* [SUPPLIED RECORDS]
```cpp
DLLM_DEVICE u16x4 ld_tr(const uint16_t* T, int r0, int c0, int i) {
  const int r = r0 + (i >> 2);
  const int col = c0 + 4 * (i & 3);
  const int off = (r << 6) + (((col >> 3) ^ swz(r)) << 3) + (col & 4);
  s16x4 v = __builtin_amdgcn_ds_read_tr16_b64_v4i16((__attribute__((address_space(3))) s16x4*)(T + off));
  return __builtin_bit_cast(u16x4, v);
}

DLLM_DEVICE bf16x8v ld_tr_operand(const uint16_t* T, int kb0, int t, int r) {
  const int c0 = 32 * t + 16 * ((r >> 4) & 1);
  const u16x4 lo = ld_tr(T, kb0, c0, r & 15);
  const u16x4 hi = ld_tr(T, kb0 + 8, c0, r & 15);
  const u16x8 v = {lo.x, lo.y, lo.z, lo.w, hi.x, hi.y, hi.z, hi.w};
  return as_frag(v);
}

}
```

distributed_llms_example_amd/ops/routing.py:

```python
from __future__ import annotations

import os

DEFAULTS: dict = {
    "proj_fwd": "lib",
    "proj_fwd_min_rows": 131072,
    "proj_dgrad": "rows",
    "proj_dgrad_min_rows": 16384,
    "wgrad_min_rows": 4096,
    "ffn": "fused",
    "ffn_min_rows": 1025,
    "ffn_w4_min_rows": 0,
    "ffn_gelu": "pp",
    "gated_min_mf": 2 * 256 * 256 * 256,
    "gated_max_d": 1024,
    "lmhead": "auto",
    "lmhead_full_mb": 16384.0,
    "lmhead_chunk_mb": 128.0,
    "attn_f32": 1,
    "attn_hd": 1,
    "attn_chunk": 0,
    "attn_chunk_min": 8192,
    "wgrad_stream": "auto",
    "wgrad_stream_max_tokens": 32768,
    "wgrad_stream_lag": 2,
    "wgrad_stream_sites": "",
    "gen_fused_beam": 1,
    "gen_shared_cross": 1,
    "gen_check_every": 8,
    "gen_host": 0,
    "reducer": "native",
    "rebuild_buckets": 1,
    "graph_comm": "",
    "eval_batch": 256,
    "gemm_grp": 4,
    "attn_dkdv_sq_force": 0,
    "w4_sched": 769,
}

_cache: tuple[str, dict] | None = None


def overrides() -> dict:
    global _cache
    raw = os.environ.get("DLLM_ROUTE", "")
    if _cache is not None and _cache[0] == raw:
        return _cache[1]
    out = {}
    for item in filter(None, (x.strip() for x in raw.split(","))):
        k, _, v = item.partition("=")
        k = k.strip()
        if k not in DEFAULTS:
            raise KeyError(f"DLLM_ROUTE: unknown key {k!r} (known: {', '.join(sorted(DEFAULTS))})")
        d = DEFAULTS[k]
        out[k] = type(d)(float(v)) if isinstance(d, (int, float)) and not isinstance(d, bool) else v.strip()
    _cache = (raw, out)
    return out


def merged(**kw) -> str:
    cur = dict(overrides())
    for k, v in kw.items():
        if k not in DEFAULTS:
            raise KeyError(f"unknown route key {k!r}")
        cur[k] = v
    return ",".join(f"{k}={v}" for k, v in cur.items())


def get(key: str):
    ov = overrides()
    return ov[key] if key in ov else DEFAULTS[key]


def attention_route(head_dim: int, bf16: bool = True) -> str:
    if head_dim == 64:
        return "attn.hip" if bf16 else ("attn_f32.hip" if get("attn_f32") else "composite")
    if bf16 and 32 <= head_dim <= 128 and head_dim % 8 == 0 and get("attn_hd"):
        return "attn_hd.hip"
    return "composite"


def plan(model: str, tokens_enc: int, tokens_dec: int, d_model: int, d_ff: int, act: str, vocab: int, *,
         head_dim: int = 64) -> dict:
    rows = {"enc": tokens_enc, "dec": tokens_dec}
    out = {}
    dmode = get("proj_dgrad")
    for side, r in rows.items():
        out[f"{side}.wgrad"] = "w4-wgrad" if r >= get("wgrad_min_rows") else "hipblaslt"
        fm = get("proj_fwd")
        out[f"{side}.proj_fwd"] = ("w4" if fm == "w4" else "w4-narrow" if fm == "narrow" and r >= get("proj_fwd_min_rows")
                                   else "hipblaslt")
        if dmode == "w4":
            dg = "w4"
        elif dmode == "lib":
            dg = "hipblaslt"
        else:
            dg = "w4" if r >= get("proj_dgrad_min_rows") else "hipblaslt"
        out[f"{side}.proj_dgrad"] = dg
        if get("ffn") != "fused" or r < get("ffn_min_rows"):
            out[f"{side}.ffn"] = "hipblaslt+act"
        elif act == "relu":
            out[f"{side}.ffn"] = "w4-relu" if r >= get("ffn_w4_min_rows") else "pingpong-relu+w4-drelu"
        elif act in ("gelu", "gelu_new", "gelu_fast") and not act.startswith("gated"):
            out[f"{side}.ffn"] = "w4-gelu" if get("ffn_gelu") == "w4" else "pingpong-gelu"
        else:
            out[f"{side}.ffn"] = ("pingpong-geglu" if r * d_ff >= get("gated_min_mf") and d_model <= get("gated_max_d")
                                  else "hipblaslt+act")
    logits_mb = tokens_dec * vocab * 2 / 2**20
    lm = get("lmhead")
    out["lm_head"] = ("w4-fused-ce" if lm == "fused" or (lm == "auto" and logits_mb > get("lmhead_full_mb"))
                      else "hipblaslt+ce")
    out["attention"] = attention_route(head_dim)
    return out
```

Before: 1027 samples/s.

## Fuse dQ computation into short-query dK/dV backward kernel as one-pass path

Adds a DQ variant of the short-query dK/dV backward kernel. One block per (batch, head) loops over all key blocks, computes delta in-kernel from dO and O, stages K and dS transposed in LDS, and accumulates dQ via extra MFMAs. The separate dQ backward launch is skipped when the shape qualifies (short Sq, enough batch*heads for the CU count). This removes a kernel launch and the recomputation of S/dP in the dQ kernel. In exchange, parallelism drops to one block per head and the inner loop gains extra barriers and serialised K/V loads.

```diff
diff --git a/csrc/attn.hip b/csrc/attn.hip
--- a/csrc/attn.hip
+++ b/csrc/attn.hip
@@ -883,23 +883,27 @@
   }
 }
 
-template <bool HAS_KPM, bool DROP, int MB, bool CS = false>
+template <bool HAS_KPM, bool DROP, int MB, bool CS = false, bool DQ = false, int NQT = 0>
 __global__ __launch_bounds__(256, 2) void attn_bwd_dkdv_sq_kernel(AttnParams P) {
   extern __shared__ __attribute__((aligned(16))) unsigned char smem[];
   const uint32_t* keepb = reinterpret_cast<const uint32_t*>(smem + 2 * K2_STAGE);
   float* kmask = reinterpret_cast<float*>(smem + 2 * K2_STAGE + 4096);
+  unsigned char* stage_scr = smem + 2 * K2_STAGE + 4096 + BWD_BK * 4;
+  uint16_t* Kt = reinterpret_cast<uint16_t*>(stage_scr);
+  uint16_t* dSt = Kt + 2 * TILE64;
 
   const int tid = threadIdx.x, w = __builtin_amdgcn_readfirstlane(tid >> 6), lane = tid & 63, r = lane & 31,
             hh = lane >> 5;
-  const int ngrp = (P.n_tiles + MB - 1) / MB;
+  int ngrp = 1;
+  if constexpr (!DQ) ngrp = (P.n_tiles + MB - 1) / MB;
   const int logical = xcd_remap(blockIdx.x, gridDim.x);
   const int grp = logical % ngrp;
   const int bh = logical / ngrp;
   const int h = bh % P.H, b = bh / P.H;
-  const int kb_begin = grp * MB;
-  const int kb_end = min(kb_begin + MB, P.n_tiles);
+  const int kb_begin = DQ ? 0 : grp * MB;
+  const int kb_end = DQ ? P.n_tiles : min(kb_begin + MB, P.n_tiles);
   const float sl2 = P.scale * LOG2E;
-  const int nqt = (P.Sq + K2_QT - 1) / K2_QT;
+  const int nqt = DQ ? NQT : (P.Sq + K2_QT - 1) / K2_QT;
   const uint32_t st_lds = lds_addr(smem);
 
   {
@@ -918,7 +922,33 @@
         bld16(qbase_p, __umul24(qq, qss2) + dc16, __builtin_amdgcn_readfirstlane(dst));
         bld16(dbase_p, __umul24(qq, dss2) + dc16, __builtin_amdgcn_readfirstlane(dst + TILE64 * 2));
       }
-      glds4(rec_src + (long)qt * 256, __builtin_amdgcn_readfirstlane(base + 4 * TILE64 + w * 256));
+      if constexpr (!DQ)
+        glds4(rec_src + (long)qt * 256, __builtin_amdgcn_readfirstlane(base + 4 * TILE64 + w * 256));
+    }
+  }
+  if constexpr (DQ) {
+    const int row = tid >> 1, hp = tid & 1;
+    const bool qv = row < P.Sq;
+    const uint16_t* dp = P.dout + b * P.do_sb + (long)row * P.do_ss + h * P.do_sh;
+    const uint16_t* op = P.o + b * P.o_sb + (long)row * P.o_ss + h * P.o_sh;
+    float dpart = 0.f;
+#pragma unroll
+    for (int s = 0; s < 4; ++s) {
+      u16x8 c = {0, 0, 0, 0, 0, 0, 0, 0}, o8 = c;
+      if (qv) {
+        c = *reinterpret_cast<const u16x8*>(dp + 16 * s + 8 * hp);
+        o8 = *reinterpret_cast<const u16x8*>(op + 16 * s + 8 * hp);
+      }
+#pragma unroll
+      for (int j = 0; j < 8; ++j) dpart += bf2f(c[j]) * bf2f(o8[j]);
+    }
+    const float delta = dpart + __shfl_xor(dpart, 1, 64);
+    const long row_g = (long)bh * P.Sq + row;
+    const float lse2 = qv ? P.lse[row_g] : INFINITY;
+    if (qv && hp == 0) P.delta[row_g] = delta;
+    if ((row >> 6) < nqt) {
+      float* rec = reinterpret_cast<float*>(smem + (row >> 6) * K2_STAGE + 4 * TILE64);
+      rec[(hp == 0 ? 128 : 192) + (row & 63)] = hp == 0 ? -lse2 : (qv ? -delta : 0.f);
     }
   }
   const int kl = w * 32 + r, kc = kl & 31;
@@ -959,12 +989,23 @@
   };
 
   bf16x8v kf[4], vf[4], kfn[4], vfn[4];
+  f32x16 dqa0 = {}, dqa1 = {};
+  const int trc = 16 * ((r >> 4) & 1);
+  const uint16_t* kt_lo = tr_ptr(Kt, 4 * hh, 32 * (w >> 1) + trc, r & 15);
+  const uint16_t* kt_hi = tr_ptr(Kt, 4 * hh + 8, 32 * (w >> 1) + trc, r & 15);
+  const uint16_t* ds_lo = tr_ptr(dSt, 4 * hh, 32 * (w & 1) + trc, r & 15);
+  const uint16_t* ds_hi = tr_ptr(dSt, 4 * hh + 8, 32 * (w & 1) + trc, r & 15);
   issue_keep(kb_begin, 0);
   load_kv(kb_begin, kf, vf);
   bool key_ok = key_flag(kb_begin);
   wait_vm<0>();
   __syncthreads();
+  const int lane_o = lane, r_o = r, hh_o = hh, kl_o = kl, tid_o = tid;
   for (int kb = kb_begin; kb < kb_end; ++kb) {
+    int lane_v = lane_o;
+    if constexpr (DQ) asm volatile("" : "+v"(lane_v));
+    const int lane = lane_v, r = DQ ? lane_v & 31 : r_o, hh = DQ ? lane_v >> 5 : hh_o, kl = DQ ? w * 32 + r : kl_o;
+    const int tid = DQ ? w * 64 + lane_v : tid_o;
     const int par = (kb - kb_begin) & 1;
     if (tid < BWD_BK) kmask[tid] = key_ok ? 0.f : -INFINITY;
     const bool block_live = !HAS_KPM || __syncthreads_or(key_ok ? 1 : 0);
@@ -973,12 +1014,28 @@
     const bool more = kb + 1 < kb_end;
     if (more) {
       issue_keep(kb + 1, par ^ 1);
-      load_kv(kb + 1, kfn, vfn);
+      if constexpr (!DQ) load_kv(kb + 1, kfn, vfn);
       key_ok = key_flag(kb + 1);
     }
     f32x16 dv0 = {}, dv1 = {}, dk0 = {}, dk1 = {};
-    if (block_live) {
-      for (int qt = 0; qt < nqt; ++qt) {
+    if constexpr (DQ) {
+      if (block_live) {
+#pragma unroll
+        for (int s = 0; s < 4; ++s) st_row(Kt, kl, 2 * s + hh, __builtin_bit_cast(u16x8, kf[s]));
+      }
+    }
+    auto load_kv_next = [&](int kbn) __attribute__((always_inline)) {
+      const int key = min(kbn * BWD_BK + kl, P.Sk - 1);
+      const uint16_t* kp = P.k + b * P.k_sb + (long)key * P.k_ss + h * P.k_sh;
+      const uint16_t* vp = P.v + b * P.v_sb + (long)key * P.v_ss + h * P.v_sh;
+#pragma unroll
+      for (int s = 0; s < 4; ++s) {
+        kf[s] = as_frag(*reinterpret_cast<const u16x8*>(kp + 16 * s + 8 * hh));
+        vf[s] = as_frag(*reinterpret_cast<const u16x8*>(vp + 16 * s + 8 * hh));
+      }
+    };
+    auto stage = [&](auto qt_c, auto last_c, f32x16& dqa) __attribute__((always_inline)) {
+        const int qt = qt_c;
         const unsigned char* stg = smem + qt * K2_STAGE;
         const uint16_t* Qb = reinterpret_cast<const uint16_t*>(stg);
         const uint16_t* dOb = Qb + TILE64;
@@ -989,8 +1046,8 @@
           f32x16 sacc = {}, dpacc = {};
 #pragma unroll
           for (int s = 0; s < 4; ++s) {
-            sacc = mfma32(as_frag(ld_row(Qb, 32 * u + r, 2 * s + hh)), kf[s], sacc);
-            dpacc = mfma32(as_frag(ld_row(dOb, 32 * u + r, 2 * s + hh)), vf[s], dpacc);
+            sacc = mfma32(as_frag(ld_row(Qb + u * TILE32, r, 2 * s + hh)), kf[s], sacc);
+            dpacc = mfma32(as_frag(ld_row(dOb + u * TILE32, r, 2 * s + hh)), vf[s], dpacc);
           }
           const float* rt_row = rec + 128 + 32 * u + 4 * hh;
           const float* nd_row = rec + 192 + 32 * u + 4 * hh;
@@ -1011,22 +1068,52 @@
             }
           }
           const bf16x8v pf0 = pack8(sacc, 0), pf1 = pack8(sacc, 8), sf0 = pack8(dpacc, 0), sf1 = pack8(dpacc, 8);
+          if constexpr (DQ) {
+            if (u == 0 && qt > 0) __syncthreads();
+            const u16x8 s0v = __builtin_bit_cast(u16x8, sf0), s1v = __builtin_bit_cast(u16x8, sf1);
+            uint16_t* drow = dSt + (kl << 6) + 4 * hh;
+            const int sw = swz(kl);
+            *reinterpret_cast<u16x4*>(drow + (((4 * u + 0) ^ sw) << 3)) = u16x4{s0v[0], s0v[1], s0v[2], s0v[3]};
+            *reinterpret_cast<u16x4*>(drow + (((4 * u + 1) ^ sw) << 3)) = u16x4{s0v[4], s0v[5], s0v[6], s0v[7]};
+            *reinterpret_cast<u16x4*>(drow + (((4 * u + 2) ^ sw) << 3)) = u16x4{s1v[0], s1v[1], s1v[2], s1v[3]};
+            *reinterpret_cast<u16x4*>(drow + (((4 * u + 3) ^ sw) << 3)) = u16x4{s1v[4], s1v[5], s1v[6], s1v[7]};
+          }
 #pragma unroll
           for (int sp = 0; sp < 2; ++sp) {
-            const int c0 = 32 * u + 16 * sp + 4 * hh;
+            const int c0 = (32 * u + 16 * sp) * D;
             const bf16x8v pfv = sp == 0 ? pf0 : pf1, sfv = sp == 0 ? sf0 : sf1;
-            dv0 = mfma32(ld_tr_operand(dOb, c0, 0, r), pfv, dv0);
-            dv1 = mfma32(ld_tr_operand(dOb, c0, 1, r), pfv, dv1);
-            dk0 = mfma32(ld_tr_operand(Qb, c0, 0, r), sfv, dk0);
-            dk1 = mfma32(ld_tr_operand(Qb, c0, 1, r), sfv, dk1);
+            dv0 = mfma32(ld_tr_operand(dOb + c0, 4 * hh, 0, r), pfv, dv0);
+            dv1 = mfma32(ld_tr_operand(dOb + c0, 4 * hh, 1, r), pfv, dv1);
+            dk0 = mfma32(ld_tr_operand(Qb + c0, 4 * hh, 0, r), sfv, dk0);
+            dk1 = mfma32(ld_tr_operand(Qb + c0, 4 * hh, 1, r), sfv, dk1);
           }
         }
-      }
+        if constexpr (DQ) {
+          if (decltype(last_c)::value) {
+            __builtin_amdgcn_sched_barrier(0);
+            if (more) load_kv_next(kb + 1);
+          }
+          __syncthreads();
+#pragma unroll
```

* [WHAT TO PRODUCE] Give the number of lines in the data above that include the word "KeyError", with no other words.

* [OUTPUT] 2